Stored data entries:
————————

## Precompute per-step candle records, skip warm-up vote work, trim register pressure

Thread blocks now write a per-timestep record (close, high, low, change) next to the vote data in shared memory, so the serial loop does one float4 load instead of several scalar loads and no longer carries prev_close. Warm-up sub-tiles only advance the oscillator recurrences and skip Bollinger stat conversion and the vote/position logic, which also removes the t>=WARMUP tests from the main path. Trailing-stop multipliers are precomputed at load, and inline asm v_max/v_min plus asm volatile barriers on tid keep values in VGPRs and reduce live registers. This raises shared memory use and relies on hand-written asm that may block compiler scheduling.

```diff
diff --git a/ai_crypto_trader_amd/ops/hip/backtest.hip b/ai_crypto_trader_amd/ops/hip/backtest.hip
--- a/ai_crypto_trader_amd/ops/hip/backtest.hip
+++ b/ai_crypto_trader_amd/ops/hip/backtest.hip
@@ -11,20 +11,27 @@
     {
         v.load(pr);
         pos.load(pr, initial_equity);
+        asm volatile("" : "+v"(v.will_os), "+v"(v.will_ob));
     }
 
-    __device__ void step(int t, float close, float high, float low,
-                         float change, float2 ms, float4 sv)
+    __device__ void step(int t, float4 c, float2 ms, float4 sv)
     {
 #pragma clang fp contract(off)
-        const int net =
-            v.count(t, close, v.recur(t, close, change), ms, sv);
-        pos.step(t, net, v.entry_v, v.exit_v, close, high, low);
+        const int net = v.count<false>(
+            t, c.x, v.recur<true>(t, c.x, c.w), ms, sv);
+        pos.step<false>(t, net, v.entry_v, v.exit_v, c.x, c.y, c.z);
+    }
+
+    __device__ void warm(int t, float4 c)
+    {
+        v.recur<true>(t, c.x, c.w);
     }
 };
 
 #define BT_BBSUB 32
 static_assert(BT_TILE % BT_BBSUB == 0, "sub-tiles must tile the tile");
+static_assert(BT_WARMUP % BT_BBSUB == 0 && BT_WARMUP <= BT_TILE,
+              "the warm-up is whole sub-tiles of the first tile");
 static_assert(BT_BLOCK % BT_MAXWIN == 0 && BT_BBSUB <= BT_BLOCK &&
                   (BT_MAXWIN & (BT_MAXWIN - 1)) == 0,
               "a lane converts slots of one window only");
@@ -54,7 +61,7 @@
     __shared__ float chist[BT_SPAN];
     __shared__ double csq[BT_SPAN];
     __shared__ float hl[BT_SPAN][2];
-    __shared__ float4 sh_vote[BT_TILE];
+    __shared__ float4 rec[BT_TILE][2];
     __shared__ float4 bbtab[BT_BBSUB * BT_MAXWIN];
     __shared__ double sh_sum[BT_MAXWIN], sh_sum2[BT_MAXWIN];
     __shared__ double sh_invw[BT_MAXWIN];
@@ -69,11 +76,9 @@
     st.load(pop + (long)(act ? p : 0) * BT_NPARAM, initial_equity);
     const float4* my_bb = bbtab + (st.v.bb_w - 2);
 
-    const int scan_w = tid + 2;
-    const bool is_scan = scan_w <= BT_MAXWIN;
     if (tid < BT_MAXWIN) {
         BollState b;
-        b.init(scan_w);
+        b.init(tid + 2);
         sh_sum[tid] = b.sum;
         sh_sum2[tid] = b.sum2;
         sh_invw[tid] = b.inv_w;
@@ -82,46 +87,56 @@
         bbtab[tid * BT_MAXWIN + BT_MAXWIN - 1] =
             make_float4(0.0f, 0.0f, 0.0f, 0.0f);
 
-    float prev_close = 0.f;
     const float4* sym_candles =
         reinterpret_cast<const float4*>(candles + (long)sym * T * 4);
+    if (T > 0) st.v.ema_f = st.v.ema_s = sym_candles[0].x;
 
     for (int t0 = 0; t0 < T; t0 += BT_TILE) {
-        bt_stage_tile(sym_candles, t0, T, chist, hl, csq);
+        int ltid = tid;
+        asm volatile("" : "+v"(ltid));
+        const int scan_w = ltid + 2;
+        const bool is_scan = scan_w <= BT_MAXWIN;
+        bt_stage_tile(sym_candles, t0, T, chist, hl, csq, ltid);
         const int tend = min(BT_TILE, T - t0);
         const bool resnap_tile = HAS_RESNAP && (t0 > 0) &&
                                  ((t0 & (BT_RESNAP - 1)) == 0);
         if (resnap_tile && is_scan) {
             BollState b;
             b.resnap(scan_w, &chist[BT_HALO]);
-            sh_sum[tid] = b.sum;
-            sh_sum2[tid] = b.sum2;
+            sh_sum[ltid] = b.sum;
+            sh_sum2[ltid] = b.sum2;
         }
-        bt_shared_votes(t0, tend, chist, hl, sh_vote);
+        bt_shared_votes<true>(t0, tend, chist, hl, &rec[0][0], ltid);
         for (int s0 = 0; s0 < tend; s0 += BT_BBSUB) {
             const int send = min(s0 + BT_BBSUB, tend);
+            const bool warm = t0 + s0 < BT_WARMUP;
             if (s0 > 0) __syncthreads();
             if (is_scan) {
                 BollState b;
-                b.sum = sh_sum[tid];
-                b.sum2 = sh_sum2[tid];
+                b.sum = sh_sum[ltid];
+                b.sum2 = sh_sum2[ltid];
 #pragma unroll 4
                 for (int tt = s0; tt < send; ++tt) {
                     const int i = tt + BT_HALO;
                     if (!(resnap_tile && tt == 0))
                         b.advance(chist[i], chist[i - scan_w], csq[i],
                                   csq[i - scan_w]);
-                    bbtab[(tt - s0) * BT_MAXWIN + tid] =
+                    bbtab[(tt - s0) * BT_MAXWIN + ltid] =
                         bt_pack_sums(b.sum, b.sum2);
                 }
-                sh_sum[tid] = b.sum;
-                sh_sum2[tid] = b.sum2;
+                sh_sum[ltid] = b.sum;
+                sh_sum2[ltid] = b.sum2;
             }
             __syncthreads();
+            if (warm) {
+                for (int tt = s0; tt < send; ++tt)
+                    st.warm(t0 + tt, rec[tt][0]);
+                continue;
+            }
             {
                 BollState b;
-                b.inv_w = sh_invw[tid & (BT_MAXWIN - 1)];
-                for (int e = tid; e < (send - s0) * BT_MAXWIN;
+                b.inv_w = sh_invw[ltid & (BT_MAXWIN - 1)];
+                for (int e = ltid; e < (send - s0) * BT_MAXWIN;
                      e += BT_BLOCK) {
                     const float4 v = bbtab[e];
                     b.sum = bt_unpack_sum(v.x, v.y);
@@ -133,22 +148,19 @@
             }
             __syncthreads();
             for (int tt = s0; tt < send; ++tt) {
-                const int t = t0 + tt;
-                const float close = chist[tt + BT_HALO];
-                const float high = hl[tt + BT_HALO][0];
-                const float low = hl[tt + BT_HALO][1];
-                const float change = (t == 0) ? 0.0f : close - prev_close;
-                const float4 sv = sh_vote[tt];
                 const float4* e = &my_bb[(tt - s0) * BT_MAXWIN];
-                st.step(t, close, high, low, change,
-                        make_float2(e->x, e->y), sv);
-                prev_close = close;
+                st.step(t0 + tt, rec[tt][0], make_float2(e->x, e->y),
+                        rec[tt][1]);
             }
         }
     }
 
-    if (act)
-        st.pos.acc.finalize(metrics + ((long)p * nsym + sym) * BT_NMETRIC, T);
+    int otid = tid;
+    asm volatile("" : "+v"(otid));
+    const int po = chunk * BT_BLOCK + otid;
+    if (po < P)
+        st.pos.acc.finalize(metrics + ((long)po * nsym + sym) * BT_NMETRIC,
+                            T);
 }
 
 }
diff --git a/ai_crypto_trader_amd/ops/hip/bt_common.hpp b/ai_crypto_trader_amd/ops/hip/bt_common.hpp
--- a/ai_crypto_trader_amd/ops/hip/bt_common.hpp
+++ b/ai_crypto_trader_amd/ops/hip/bt_common.hpp
@@ -8,6 +8,41 @@
 #define BT_FEE 0.001f
 #define BT_EPS 1e-9f
 #define BT_ANNUALIZE 0x1.6a7dccp+9f
+
+__device__ __forceinline__ float bt_max(float a, float b)
+{
+    float r;
+    asm("v_max_f32 %0, %1, %2" : "=v"(r) : "v"(a), "v"(b));
+    return r;
+}
+
+__device__ __forceinline__ float bt_min(float a, float b)
+{
+    float r;
+    asm("v_min_f32 %0, %1, %2" : "=v"(r) : "v"(a), "v"(b));
+    return r;
+}
+
+__device__ __forceinline__ float bt_max_uniform(float uniform, float b)
+{
+    float r;
+    asm("v_max_f32 %0, %1, %2" : "=v"(r) : "s"(uniform), "v"(b));
+    return r;
+}
+
+__device__ __forceinline__ float bt_pos_part(float x)
+{
+    float r;
+    asm("v_max_f32 %0, 0, %1" : "=v"(r) : "v"(x));
+    return r;
+}
+
+__device__ __forceinline__ float bt_neg_part(float x)
+{
+    float r;
+    asm("v_max_f32 %0, -%1, 0" : "=v"(r) : "v"(x));
+    return r;
+}
 
 __device__ inline void bt_write_metrics(
     float* __restrict__ out, int T, float equity, float n_trades,
@@ -57,8 +92,8 @@
         sum_ret += r;
         sum_ret2 += r * r;
         equity = new_eq;
-        max_eq = fmaxf(max_eq, equity);
-        max_dd = fmaxf(max_dd, (max_eq - equity) / max_eq);
+        max_eq = bt_max(max_eq, equity);
+        max_dd = bt_max(max_dd, (max_eq - equity) / max_eq);
     }
 
     __device__ void finalize(float* __restrict__ out, int T) const
diff --git a/ai_crypto_trader_amd/ops/hip/bt_position.hpp b/ai_crypto_trader_amd/ops/hip/bt_position.hpp
--- a/ai_crypto_trader_amd/ops/hip/bt_position.hpp
+++ b/ai_crypto_trader_amd/ops/hip/bt_position.hpp
@@ -15,34 +15,39 @@
 };
 
 struct BtPosition {
-    float size_pct, sl_pct, tp_pct, trail_pct, trail_act;
+    float size_pct, sl_pct, tp_pct;
+    float trail_m, act_m;
+    bool trail_en;
     float cash, units;
     bool in_pos;
     float entry_cost, entry_price;
+    float trail_trig;
     float stop, tp, peak;
     BtAccum acc;
 
     __device__ void load(const float* __restrict__ pr, float initial_equity)
     {
+#pragma clang fp contract(off)
         size_pct = pr[12]; sl_pct = pr[13]; tp_pct = pr[14];
-        trail_pct = pr[15]; trail_act = pr[16];
+        trail_m = 1.0f - pr[15]; act_m = 1.0f + pr[16];
+        trail_en = pr[15] > 0.0f;
         cash = initial_equity; units = 0.f;
         in_pos = false;
-        entry_cost = entry_price = stop = tp = peak = 0.f;
+        entry_cost = entry_price = trail_trig = stop = tp = peak = 0.f;
         acc.init(initial_equity);
     }
 
+    template <bool WARM_TEST = true>
     __device__ BtEvent step(int t, int net, int entry_v, int exit_v,
                             float close, float high, float low)
     {
 #pragma clang fp contract(off)
         BtEvent ev = {BT_EV_NONE, 0.0f, 0.0f};
         if (in_pos) {
-            peak = fmaxf(peak, high);
-            bool trail_on = (trail_pct > 0.0f) &&
-                            (peak >= entry_price * (1.0f + trail_act));
+            peak = bt_max(peak, high);
+            bool trail_on = trail_en && (peak >= trail_trig);
             if (trail_on)
-                stop = fmaxf(stop, peak * (1.0f - trail_pct));
+                stop = bt_max(stop, peak * trail_m);
             bool hit_sl = low <= stop;
             bool hit_tp = !hit_sl && high >= tp;
             bool hit_sig = !hit_sl && !hit_tp && net <= -exit_v;
@@ -58,12 +63,13 @@
                 units = 0.0f;
                 in_pos = false;
             }
-        } else if (t >= BT_WARMUP && net >= entry_v) {
-            float cost = fminf(size_pct * acc.equity, cash);
+        } else if ((!WARM_TEST || t >= BT_WARMUP) && net >= entry_v) {
+            float cost = bt_min(size_pct * acc.equity, cash);
             units = cost * (1.0f - BT_FEE) / close;
             cash -= cost;
             entry_cost = cost;
             entry_price = close;
+            trail_trig = close * act_m;
             stop = close * (1.0f - sl_pct);
             tp = close * (1.0f + tp_pct);
             peak = close;
diff --git a/ai_crypto_trader_amd/ops/hip/bt_vote.hpp b/ai_crypto_trader_amd/ops/hip/bt_vote.hpp
--- a/ai_crypto_trader_amd/ops/hip/bt_vote.hpp
+++ b/ai_crypto_trader_amd/ops/hip/bt_vote.hpp
@@ -107,10 +107,11 @@
 
     struct Osc { float macd_hist, rsi_num, rsi_den; };
 
+    template <bool SEEDED = false>
     __device__ Osc recur(int t, float close, float change)
     {
 #pragma clang fp contract(off)
-        if (t == 0) { ema_f = close; ema_s = close; }
+        if (!SEEDED && t == 0) { ema_f = close; ema_s = close; }
         else {
             ema_f += a_f * (close - ema_f);
             ema_s += a_s * (close - ema_s);
@@ -120,15 +121,17 @@
         Osc o;
         o.macd_hist = macd - sig;
 
-        float gain = fmaxf(change, 0.0f);
-        float loss = fmaxf(-change, 0.0f);
+        float gain = SEEDED ? bt_pos_part(change) : fmaxf(change, 0.0f);
+        float loss = SEEDED ? bt_neg_part(change) : fmaxf(-change, 0.0f);
         avg_gain += (gain - avg_gain) * inv_rsi_p;
         avg_loss += (loss - avg_loss) * inv_rsi_p;
         o.rsi_num = 100.0f * avg_gain;
-        o.rsi_den = avg_gain + fmaxf(avg_loss, BT_EPS);
+        o.rsi_den = avg_gain + (SEEDED ? bt_max_uniform(BT_EPS, avg_loss)
+                                       : fmaxf(avg_loss, BT_EPS));
         return o;
     }
 
+    template <bool WARM_TEST = true>
     __device__ int count(int t, float close, Osc o, float2 ms,
                          float4 sv) const
     {
@@ -138,7 +141,7 @@
         float bb_den = fmaxf(2.0f * band, BT_EPS);
 
         int net = 0;
-        if (t >= BT_WARMUP) {
+        if (!WARM_TEST || t >= BT_WARMUP) {
             int buy = (o.rsi_num < rsi_os * o.rsi_den) +
                       (o.macd_hist > 0.0f) +
                       (bb_num < bb_bth * bb_den) +
@@ -167,11 +170,11 @@
 __device__ inline void bt_stage_tile(
     const float4* __restrict__ sym_candles, int t0, int T,
     float* __restrict__ chist, float (*__restrict__ hl)[2],
-    double* __restrict__ csq)
+    double* __restrict__ csq, int tid = threadIdx.x)
 {
 #pragma clang fp contract(off)
     __syncthreads();
-    for (int i = threadIdx.x; i < BT_SPAN; i += BT_BLOCK) {
+    for (int i = tid; i < BT_SPAN; i += BT_BLOCK) {
         const int t = t0 - BT_HALO + i;
         float4 c = make_float4(0.0f, 0.0f, 0.0f, 0.0f);
         if (t >= 0 && t < T) c = sym_candles[t];
@@ -183,12 +186,13 @@
     __syncthreads();
 }
 
+template <bool RECORD = false>
 __device__ inline void bt_shared_votes(
     int t0, int tend, const float* __restrict__ chist,
-    const float (*__restrict__ hl)[2], float4* __restrict__ sh_vote)
+    const float (*__restrict__ hl)[2], float4* __restrict__ sh_vote,
+    int tid = threadIdx.x)
 {
 #pragma clang fp contract(off)
-    const int tid = threadIdx.x;
     if (tid >= tend) return;
     const int t = t0 + tid;
     const int base = tid + BT_HALO;
@@ -209,7 +213,11 @@
     const float sma50 = (float)(s50 / (double)L50);
     const int trend = (cl > sma20 && sma20 > sma50) ? 1
                       : ((cl < sma20 && sma20 < sma50) ? -1 : 0);
-    sh_vote[tid] = make_float4(
+    if (RECORD)
+        sh_vote[2 * tid] = make_float4(
+            cl, hl[base][0], hl[base][1],
+            (t == 0) ? 0.0f : cl - chist[base - 1]);
+    sh_vote[RECORD ? 2 * tid + 1 : tid] = make_float4(
         100.0f * (cl - lmin), -100.0f * (hmax - cl),
         fmaxf(hmax - lmin, BT_EPS), __int_as_float(trend));
 }
```

New measurement: 439.4 billion candles/s (median of 6 runs). +6.5%, better.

————————

EXERCISE PROMPT
Each line of the entries above that has the word "count" is to be copied.

TASK ANSWER
-            v.count(t, close, v.recur(t, close, change), ms, sv);
+        const int net = v.count<false>(
     __device__ int count(int t, float close, Osc o, float2 ms,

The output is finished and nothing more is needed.